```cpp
extern "C" int recon_gat_atp_bwd_phase(const recon_graph* g, const recon_gat_atp_bwd_args* b, int32_t phases, recon_stream_t stream) {
    if (!b) return RECON_ERR_INVALID;
    const recon_gat_atp_args* a = &b->fwd;
    int rc = check_atp(g, a);
    if (rc != RECON_OK) return rc;
    if (!recon_gat_atp_supported(a->N, a->E, a->F, a->R, a->D, a->H)) return RECON_ERR_UNSUPPORTED;
    if (!a->Z || !a->Zk || !b->grad_out || !b->g_V || !b->gxd || !b->Gs || !b->g_u || !b->partial || !b->partial2 || !b->q) return RECON_ERR_INVALID;
    if (a->E > 0 && (!a->sigma || !b->g_sigma || !b->Gxs)) return RECON_ERR_INVALID;
    const bool hx2 = atp_hx2(a);
    if ((a->concat || atp_rows(g, a).row_node) && !b->g_h && !hx2) return RECON_ERR_INVALID;
    if (hx2 && (!b->gh_split || (reinterpret_cast<uintptr_t>(b->gh_split) & 15) || (b->ld_gout & 3))) return RECON_ERR_INVALID;
    if (b->ld_gout < a->H * a->D) return RECON_ERR_INVALID;
    if (a->N == 0) return RECON_OK;
    hipStream_t st = as_stream(stream);
    const int32_t N = a->N, E = a->E, F = a->F, R = a->R, D = a->D, H = a->H, W = 2 * F + R;
    const AtpRows rw = atp_rows(g, a);
    const int32_t NR = rw.n;
    const int64_t HD = 1LL * H * D;
    AtpShape s;
    atp_shape(F, R, H, &s);
    const size_t lds_u = static_cast<size_t>(H) * (F + R) * sizeof(float);
    if (lds_u > 60 * 1024) return RECON_ERR_UNSUPPORTED;
    const size_t lds_k2 = lds_u + (kBlock / 64) * 512;

    const float* gh = b->grad_out;
    int32_t ld_gh = b->ld_gout;
    const int64_t ld_ghp = bx3_kp(static_cast<int32_t>(HD));
    const bool gh_planes = hx2 || (b->gh_split && a->a_split && !(reinterpret_cast<uintptr_t>(b->gh_split) & 15) && (D % 8) == 0 &&
                                   ((b->ld_gout | a->ld_out) & 3) == 0);
    uint16_t* ghp = gh_planes ? static_cast<uint16_t*>(b->gh_split) : nullptr;
    const int64_t ldi = (static_cast<int64_t>(NR) + 7) / 8 * 8;
    const size_t inv_off = align_up(static_cast<size_t>(2) * N * bx3_kp(static_cast<int32_t>(HD)) * 2, 256);
    const bool row_scaled = hx2 && D <= 256 && ((a->ld_out | b->ld_gout) & 3) == 0 && cfg_char(CFG_ATP_ROW_SCALE) != '0' &&
                            inv_off + static_cast<size_t>(H) * ldi * sizeof(float) <= recon_gat_atp_bwd_split_bytes(N, D, H);
    float* row_inv = row_scaled ? reinterpret_cast<float*>(static_cast<char*>(b->gh_split) + inv_off) : nullptr;
    if (phases & RECON_ATP_BWD_PREPARE) {
        if (hx2 && !row_scaled) {
            rc = hx2_amax(b->grad_out, N, static_cast<int32_t>(HD), b->ld_gout, atp_q(a, 3), st);
            if (rc != RECON_OK) return rc;
        }
        hipLaunchKernelGGL(k_elu_grad_q, dim3(static_cast<unsigned>(ceil_div64(1LL * NR * H, 16))), dim3(256), 0, st, b->grad_out, b->ld_gout, a->out,
                           a->ld_out, NR, H, D, a->concat, ((a->concat || rw.row_node) && !hx2) ? b->g_h : nullptr, b->q, ghp, hx2 ? 2LL * D : ld_ghp,
                           hx2 ? static_cast<int64_t>(D) : static_cast<int64_t>(NR) * ld_ghp, hx2 ? 1 : 0,
                           hx2 ? atp_scale_g(a) : Hx2Scale{nullptr, nullptr, 1.f}, row_inv, ldi, row_scaled ? atp_q(a, 3) : nullptr, rw.row_node);
    }
    if (a->concat || rw.row_node) { gh = b->g_h; ld_gh = static_cast<int32_t>(HD); }
    GemmBatch bt;
    bt.batch = H; bt.epilogue = 0;
    if (phases & RECON_ATP_BWD_INPUTS) {
    {
        OperandDesc A = plain_operand(gh, ld_gh);
        OperandDesc B = plain_operand(a->a, W);
        OutputDesc C = plain_output(b->g_V, static_cast<int64_t>(H) * W);
        bt.a_bs = D; bt.b_bs = static_cast<int64_t>(D) * W; bt.c_bs = W;
        if (hx2)
            rc = gemm_hx2_batched(NR, W, D, b->gh_split, D, 2LL * D, 2LL * NR * D,
                                  static_cast<const char*>(a->a_split) + split_part_bytes(D, W, H), C, bt,
                                  row_scaled ? Hx2Scale{nullptr, nullptr, 1.f} : atp_scale_g(a), atp_scale_a(a), st, 0, row_inv, ldi);
        else if (a->a_split && bx3_supported(A, D, bt))
            rc = gemm_bx3_batched(NR, W, D, A, static_cast<const char*>(a->a_split) + split_part_bytes(D, W, H), C, bt, st);
        else
            rc = gemm_f32_batched(NR, W, D, A, true, B, false, C, bt, 1, nullptr, st);
        if (rc != RECON_OK) return rc;
    }
    {
        AtpBwdK p;
        p.rowptr = rw.rowptr; p.row_node = rw.row_node; p.src = g->src; p.eid = a->ee_index ? a->ee_index : g->eid;
        p.gee_by_slot = a->ee_index ? 1 : 0;
        p.gee_b16 = b->g_ee_bf16 ? 1 : 0;
        if (b->g_ee_bf16 && !(a->io_bf16 && !a->ee_index && b->g_edge_embed && recon_gat_atp_bwd_gee_bf16_supported(F, R, D, H))) return RECON_ERR_UNSUPPORTED;
        p.x = a->x; p.ee = a->edge_embed; p.keep = a->keep; p.sigma = a->sigma; p.Z = a->Z; p.Zk = a->Zk;
        p.q = b->q; p.gV = b->g_V; p.u = a->u;
        p.gsigma = b->g_sigma; p.Gs_dst = b->Gs; p.Gxs = b->Gxs; p.gxd = b->gxd; p.g_ee = b->g_edge_embed;
        p.N = NR; p.E = E; p.F = F; p.R = R; p.H = H; p.alpha = a->alpha;
        const bool hubs = atp_hubs(g);
        if (hubs && static_cast<size_t>(g->hub_ws_floats) < recon_graph_hub_ws_floats(g, F, R, H)) return RECON_ERR_WORKSPACE;
        p.hub_chunk = hubs ? g->hub_chunk : 0; p.n_piece = hubs ? g->n_piece : 0;
        p.piece = reinterpret_cast<const int4*>(g->piece); p.hubG = g->hub_ws;
        dim3 grid;
        const bool lring = s.vec == 4 && s.kr == 1 && lds_k2 + (kBlock / 64) * kK2LdsRingBytes <= 64 * 1024 && cfg_char(CFG_K2_LDS_RING) != '0';
        const size_t lds_run = lds_k2 + (lring ? (kBlock / 64) * kK2LdsRingBytes : 0);
#define CALL_BWD(V_, K_, H_) do { constexpr bool LRC = V_ == 4 && K_ == 1;                                                                   \
                                  if (V_ == 4 && a->io_bf16) { if (LRC && lring && p.gee_b16) hipLaunchKernelGGL((k_gat_atp_bwd<4, K_, H_, true, LRC, LRC>), grid, dim3(kBlock), lds_run, st, p); \
                                                               else if (LRC && lring) hipLaunchKernelGGL((k_gat_atp_bwd<4, K_, H_, true, LRC>), grid, dim3(kBlock), lds_run, st, p); \
                                                               else hipLaunchKernelGGL((k_gat_atp_bwd<4, K_, H_, true>), grid, dim3(kBlock), lds_run, st, p); }          \
                                  else if (LRC && lring) hipLaunchKernelGGL((k_gat_atp_bwd<V_, K_, H_, false, LRC>), grid, dim3(kBlock), lds_run, st, p);              \
                                  else hipLaunchKernelGGL((k_gat_atp_bwd<V_, K_, H_>), grid, dim3(kBlock), lds_run, st, p); } while (0)
        p.persist = (p.n_piece == 0 && cfg_char(CFG_K2_PERSIST) != '0') ? 1 : 0;
        if (p.persist) {
            const int64_t need = ceil_div64(NR, kBlock / 64);
            int64_t nb = k2_resident_blocks(s.kr, s.ht, lds_run);
            if (nb > need) nb = (need + 7) / 8 * 8;
            grid = dim3(static_cast<unsigned>(nb));
        } else {
            grid = dim3(static_cast<unsigned>(ceil_div64(NR, kBlock / 64) + ceil_div64(p.n_piece, kBlock / 64)));
        }
        ATP_DISPATCH(s, CALL_BWD);
#undef CALL_BWD
        if (hubs) {
            const dim3 gh(static_cast<unsigned>(ceil_div64(g->n_hub, kBlock / 64)));
            if (s.vec == 4) hipLaunchKernelGGL((k_gat_atp_hub_bwd<4>), gh, dim3(kBlock), 0, st, p, g->hub_node, g->hub_ptr, g->n_hub);
            else hipLaunchKernelGGL((k_gat_atp_hub_bwd<2>), gh, dim3(kBlock), 0, st, p, g->hub_node, g->hub_ptr, g->n_hub);
        }
        RECON_CHECK_LAUNCH();
    }
    {
        AtpSrcK p;
        p.rowptr_src = g->rowptr_src; p.slot_by_src = g->slot_by_src; p.Gxs = b->Gxs; p.gxd = b->gxd; p.gsigma = b->g_sigma;
        p.g_x = b->g_x; p.Gs_src = b->Gs; p.u = a->u; p.W = W;
        p.N = N; p.F = F; p.H = H; p.node_row = rw.node_row;
        const bool hubs = g->hub_chunk > 0 && g->n_hub_src > 0 && g->n_piece_src > 0 && g->hub_node_src && g->hub_ptr_src && g->piece_src && g->hub_ws;
        if (hubs && static_cast<size_t>(g->hub_ws_floats) < recon_graph_hub_ws_floats(g, F, R, H)) return RECON_ERR_WORKSPACE;
        p.hub_chunk = hubs ? g->hub_chunk : 0; p.n_piece = hubs ? g->n_piece_src : 0;
        p.piece = reinterpret_cast<const int4*>(g->piece_src); p.hubP = g->hub_ws;
        dim3 grid(static_cast<unsigned>(ceil_div64(N, kBlock / 64) + ceil_div64(p.n_piece, kBlock / 64)));
        const int key = s.vec * 10 + s.kr;
        switch (key) {
            case 41: hipLaunchKernelGGL((k_gat_atp_src<4, 1>), grid, dim3(kBlock), 0, st, p); break;
            case 42: hipLaunchKernelGGL((k_gat_atp_src<4, 2>), grid, dim3(kBlock), 0, st, p); break;
            case 44: hipLaunchKernelGGL((k_gat_atp_src<4, 4>), grid, dim3(kBlock), 0, st, p); break;
            case 48: hipLaunchKernelGGL((k_gat_atp_src<4, 8>), grid, dim3(kBlock), 0, st, p); break;
            case 21: hipLaunchKernelGGL((k_gat_atp_src<2, 1>), grid, dim3(kBlock), 0, st, p); break;
            case 22: hipLaunchKernelGGL((k_gat_atp_src<2, 2>), grid, dim3(kBlock), 0, st, p); break;
            case 24: hipLaunchKernelGGL((k_gat_atp_src<2, 4>), grid, dim3(kBlock), 0, st, p); break;
            default: hipLaunchKernelGGL((k_gat_atp_src<2, 8>), grid, dim3(kBlock), 0, st, p); break;
        }
        if (hubs) hipLaunchKernelGGL(k_gat_atp_hub_src, dim3(static_cast<unsigned>(ceil_div64(1LL * g->n_hub_src * ceil_div64(F, 64), kBlock / 64))), dim3(kBlock), 0, st, p,
                                     g->hub_node_src, g->hub_ptr_src, g->n_hub_src);
        RECON_CHECK_LAUNCH();
    }
    }
    if (b->g_a || b->g_a_2) {
        if (!b->g_a) return RECON_ERR_INVALID;
        if (phases & RECON_ATP_BWD_WEIGHTS) {
            OperandDesc A = plain_operand(a->V, static_cast<int64_t>(H) * W);
            OperandDesc B = plain_operand(gh, ld_gh);
            OutputDesc C = plain_output(b->g_a, W);
            GemmBatch bw = bt;
            bw.a_bs = W; bw.b_bs = D; bw.c_bs = static_cast<int64_t>(D) * W; bw.c_transpose = 1;
            const int64_t ldv = static_cast<int64_t>(H) * W;
            if (hx2) {
                const int sk = bx3_kmajor_splits(NR, bx3_kmajor_split_k(W, D, NR, H));
                rc = gemm_hx2_kmajor_batched(W, D, NR, a->V, 2LL * W, W, 2LL * NR * W, b->gh_split, 2LL * D, D, 2LL * NR * D,
                                             H, sk, b->partial, static_cast<const char*>(a->aux) + kHx2ZeroPageOffset, atp_scale_v(a), atp_scale_g(a), st,
                                             atp_dst_shared(a), row_inv, ldi);
                if (rc == RECON_OK && (phases & RECON_ATP_BWD_EARLY_SUM)) rc = splitk_reduce(b->partial, sk, W, D, C, bw.c_bs, H, 0, true, st);
            } else if (gh_planes && bx3_kmajor_supported(a->V, ldv, W, ld_ghp, D, W, D)) {
                const int sk = bx3_kmajor_splits(NR, bx3_kmajor_split_k(W, D, NR, H));
                rc = gemm_bx3_kmajor_batched(W, D, NR, a->V, ldv, W, b->gh_split, ld_ghp, static_cast<int64_t>(NR) * ld_ghp, D, H, sk, b->partial, st);
                if (rc == RECON_OK) rc = splitk_reduce(b->partial, sk, W, D, C, bw.c_bs, H, 0, true, st);
            } else {
                const int sk = gemm_pick_split_k(W, D, NR, H);
                rc = gemm_f32_batched(W, D, NR, A, false, B, false, C, bw, sk, b->partial, st);
            }
            if (rc != RECON_OK) return rc;
        }
        if (phases & RECON_ATP_BWD_INPUTS) {
            struct Prod { const float* G; int ldg, nj; const float* X; const int32_t* gather; int rows, K, P; int64_t S1, S2; float* out; };
            const int32_t* ee_gather = a->ee_index ? a->ee_index : g->eid;
            const size_t third = recon_gat_atp_bwd_partial2_floats(N, E, F, R, D, H) / 3;
            auto run_jobs = [&](const Prod* pr, int count) {
                SkinnyJob sj[3];
                SkinnyRedJob rj[3];
                int nj_max = 0, nb_total = 0, nr_total = 0;
                for (int i = 0; i < 3; ++i) {
                    sj[i] = SkinnyJob{nullptr, nullptr, nullptr, nullptr, 0, 0, 0, 0, 1, 0};
                    rj[i] = SkinnyRedJob{nullptr, nullptr, 0, 0, 0, 0, 0, 1, 0};
                    if (i >= count) continue;
                    const Prod& q = pr[i];
                    if (q.rows <= 0) {
                        for (int j = 0; j < q.nj; ++j) (void)hipMemsetAsync(q.out + (j % q.P) * q.S1 + (j / q.P) * q.S2, 0, sizeof(float) * q.K, st);
                        continue;
                    }
                    int rpb = static_cast<int>(ceil_div64(q.rows, kSkinnySlices));
                    if (rpb < 32) rpb = 32;
                    const int nb = static_cast<int>(ceil_div64(q.rows, rpb));
                    float* part = b->partial2 + i * third;
                    sj[i] = SkinnyJob{q.G, q.X, q.gather, part, q.ldg, q.nj, q.rows, q.K, rpb, nb};
                    rj[i] = SkinnyRedJob{part, q.out, q.S1, q.S2, nb, q.nj, q.K, q.P, static_cast<int32_t>(ceil_div64(1LL * q.nj * q.K, 16))};
                    if (q.nj > nj_max) nj_max = q.nj;
                    nb_total += nb; nr_total += rj[i].nblocks;
                }
                if (nb_total == 0) return;
                const dim3 gp(static_cast<unsigned>(nb_total));
                if (a->io_bf16) {
                    if (nj_max <= 8) hipLaunchKernelGGL((k_skinny_tn_partial<8, true>), gp, dim3(256), 0, st, sj[0], sj[1], sj[2]);
                    else hipLaunchKernelGGL((k_skinny_tn_partial<16, true>), gp, dim3(256), 0, st, sj[0], sj[1], sj[2]);
                } else if (nj_max <= 8) hipLaunchKernelGGL((k_skinny_tn_partial<8>), gp, dim3(256), 0, st, sj[0], sj[1], sj[2]);
                else hipLaunchKernelGGL((k_skinny_tn_partial<16>), gp, dim3(256), 0, st, sj[0], sj[1], sj[2]);
                hipLaunchKernelGGL(k_skinny_reduce, dim3(static_cast<unsigned>(nr_total)), dim3(1024), 0, st, rj[0], rj[1], rj[2]);
            };
            if (H <= 8) {
                const Prod pr[3] = {{b->Gs, 2 * H, H, a->x, rw.row_node, NR, F, H, W, 0, b->g_u},
                                    {b->Gs + H, 2 * H, H, a->x, nullptr, N, F, H, W, 0, b->g_u + F},
                                    {b->g_sigma, H, H, a->edge_embed, ee_gather, E, R, H, W, 0, b->g_u + 2 * F}};
                run_jobs(pr, 3);
            } else {
                for (int j = 0; j < 2 * H; ++j) {
                    const Prod one = {b->Gs + j, 2 * H, 1, a->x, j < H ? rw.row_node : nullptr, j < H ? NR : N, F, 1, W, 0,
                                      b->g_u + static_cast<int64_t>(j % H) * W + (j / H) * F};
                    run_jobs(&one, 1);
                }
                for (int h0 = 0; h0 < H; h0 += 16) {
                    const int nh = H - h0 < 16 ? H - h0 : 16;
                    const Prod one = {b->g_sigma + h0, H, nh, a->edge_embed, ee_gather, E, R, nh, W, 0, b->g_u + static_cast<int64_t>(h0) * W + 2 * F};
                    run_jobs(&one, 1);
                }
            }
            RECON_CHECK_LAUNCH();
        }
        if ((phases & RECON_ATP_BWD_FINISH) && hx2 && !(phases & RECON_ATP_BWD_EARLY_SUM)) {
            const int sk = bx3_kmajor_splits(NR, bx3_kmajor_split_k(W, D, NR, H));
            const int ntile = static_cast<int>(ceil_div64(W, 32) * ceil_div64(D, 32)) * H;
            hipLaunchKernelGGL(k_atp_weights_finish, dim3(static_cast<unsigned>(ntile + ceil_div64(1LL * H * D, 8))), dim3(256), 0, st, b->partial, sk, W,
                               D, H, a->a, a->a_2, b->g_u, b->g_a, b->g_a_2, atp_q(a, 3), kHx2QuantityWords);
        } else if (phases & RECON_ATP_BWD_FINISH)
        hipLaunchKernelGGL(k_score_vec_bwd, dim3(static_cast<unsigned>(D), static_cast<unsigned>(H)), dim3(256), 0, st, a->a, a->a_2, b->g_u,
                           D, W, b->g_a, b->g_a_2, atp_hx2(a) ? atp_q(a, 3) : nullptr, kHx2QuantityWords);
        RECON_CHECK_LAUNCH();
    } else if ((phases & RECON_ATP_BWD_FINISH) && atp_hx2(a)) {
        if (hipMemsetAsync(atp_q(a, 3), 0, sizeof(uint32_t) * kHx2QuantityWords, st) != hipSuccess) return RECON_ERR_LAUNCH;
    }
    return RECON_OK;
}
```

------------------------------

» EXERCISE AIM: Write out every line in the data that holds the string "concat".

» TASK OUTPUT:
    if ((a->concat || atp_rows(g, a).row_node) && !b->g_h && !hx2) return RECON_ERR_INVALID;
                           a->ld_out, NR, H, D, a->concat, ((a->concat || rw.row_node) && !hx2) ? b->g_h : nullptr, b->q, ghp, hx2 ? 2LL * D : ld_ghp,
    if (a->concat || rw.row_node) { gh = b->g_h; ld_gh = static_cast<int32_t>(HD); }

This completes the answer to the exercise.